▸ Saved entries:
+ + + + + + +
@@ -450,7 +457,11 @@
         x2 = y2;
         x3 = n3;
     };
-    auto unit4_add = [](Fr& x0, Fr& x1, Fr& x2, Fr& x3) __attribute__((always_inline)) {
+    auto unit4_add = [](Fr& x0, Fr& x1, Fr& x2, Fr& x3, const bool loose) __attribute__((always_inline)) {
+        if (loose) {
+            fp_lazy_last_pair_loose_add(x0, x1, x2, x3);
+            return;
+        }
         const Fr y0 = x0, y1 = x1, y2 = x2, n3 = x3;
         x0 = fp_lazy_add(y0, y2);
         x1 = fp_lazy_sub(y1, n3);
@@ -489,14 +500,14 @@
         Fr x0 = lds_get(t_lo, t_hi, i0), x1 = lds_get(t_lo, t_hi, i0 + step);
         Fr x2 = lds_get(t_lo, t_hi, i0 + 2 * step), x3 = lds_get(t_lo, t_hi, i0 + 3 * step);
         unit4_mul(x0, x1, x2, x3, s, r, unit);
-        unit4_add(x0, x1, x2, x3);
+        unit4_add(x0, x1, x2, x3, false);
         lds_put(t_lo, t_hi, i0, x0);
         lds_put(t_lo, t_hi, i0 + 2 * step, x2);
         lds_put(t_lo, t_hi, i0 + step, x1);
         lds_put(t_lo, t_hi, i0 + 3 * step, x3);
         __syncthreads();
     };
-    const bool is_last = NLAST ? false : a.is_last != 0;
+    const bool is_last = NLAST ? false : (PLAIN || a.is_last != 0);
     const uint32_t n_mask = (a.log_n >= 32) ? 0xffffffffu : ((1u << a.log_n) - 1);
 
     static_assert(PASS8_TW_LDS * TW_CHUNK_Q == 256, "one word of the LDS copy per lane");
@@ -506,14 +517,14 @@
     constexpr uint32_t NE = 4;
     {
         const uint32_t tile_id = blockIdx.x;
-        const Fr* const in_p = a.batch ? a.in_b[blockIdx.y] : a.in;
-        Fr* const out_p = a.batch ? a.out_b[blockIdx.y] : a.out;
+        const Fr* const in_p = !PLAIN && a.batch ? a.in_b[blockIdx.y] : a.in;
+        Fr* const out_p = !PLAIN && a.batch ? a.out_b[blockIdx.y] : a.out;
         uint32_t base = 0, K_uniform = 0;
         if (!is_last) {
             const uint32_t chunks_per_hi = (1u << a.s_log) >> log_c;
             const uint32_t hi = tile_id / chunks_per_hi, lo0 = (tile_id % chunks_per_hi) << log_c;
             base = (hi << (B + a.s_log)) + lo0;
-            K_uniform = hi_to_K(hi, a);
+            if (!(PLAIN && ST)) K_uniform = hi_to_K(hi, a);
         }
 
         {
@@ -535,11 +546,16 @@
             }
 #pragma unroll
             for (uint32_t q = 0; q < NE; q++) {
-                x[q] = fp_zero<FrParams>();
-                if (idx[q] < a.in_len) x[q] = fp_load(in_p + idx[q]);
-            }
-            const bool pre_scale = a.scale_mode == 1u && a.nprev == 0;
-            const bool direct = !NLAST && a.nprev != 0 && !a.tw_applied && a.tw_direct != nullptr && !pre_scale;
+                if constexpr (PLAIN) {
+                    x[q] = fp_load(in_p + idx[q]);
+                } else {
+                    x[q] = fp_zero<FrParams>();
+                    if (idx[q] < a.in_len) x[q] = fp_load(in_p + idx[q]);
+                }
+            }
+            const bool pre_scale = !PLAIN && a.scale_mode == 1u && a.nprev == 0;
+            const bool direct = PLAIN ? !NLAST : (!NLAST && a.nprev != 0 && !a.tw_applied && a.tw_direct != nullptr && !pre_scale);
+            const bool load_mul = PLAIN ? !NLAST : ((a.nprev != 0 && !a.tw_applied) || pre_scale);
             Fr wd[2];
             if (direct) {
 #pragma unroll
+ + + + + + +
▸ Work order:
Starting with the first line of the records, repeat every line up to and including the one containing "x2, x3, false);", and nothing else.

▸ Exercise solution:
@@ -450,7 +457,11 @@
         x2 = y2;
         x3 = n3;
     };
-    auto unit4_add = [](Fr& x0, Fr& x1, Fr& x2, Fr& x3) __attribute__((always_inline)) {
+    auto unit4_add = [](Fr& x0, Fr& x1, Fr& x2, Fr& x3, const bool loose) __attribute__((always_inline)) {
+        if (loose) {
+            fp_lazy_last_pair_loose_add(x0, x1, x2, x3);
+            return;
+        }
         const Fr y0 = x0, y1 = x1, y2 = x2, n3 = x3;
         x0 = fp_lazy_add(y0, y2);
         x1 = fp_lazy_sub(y1, n3);
@@ -489,14 +500,14 @@
         Fr x0 = lds_get(t_lo, t_hi, i0), x1 = lds_get(t_lo, t_hi, i0 + step);
         Fr x2 = lds_get(t_lo, t_hi, i0 + 2 * step), x3 = lds_get(t_lo, t_hi, i0 + 3 * step);
         unit4_mul(x0, x1, x2, x3, s, r, unit);
-        unit4_add(x0, x1, x2, x3);
+        unit4_add(x0, x1, x2, x3, false);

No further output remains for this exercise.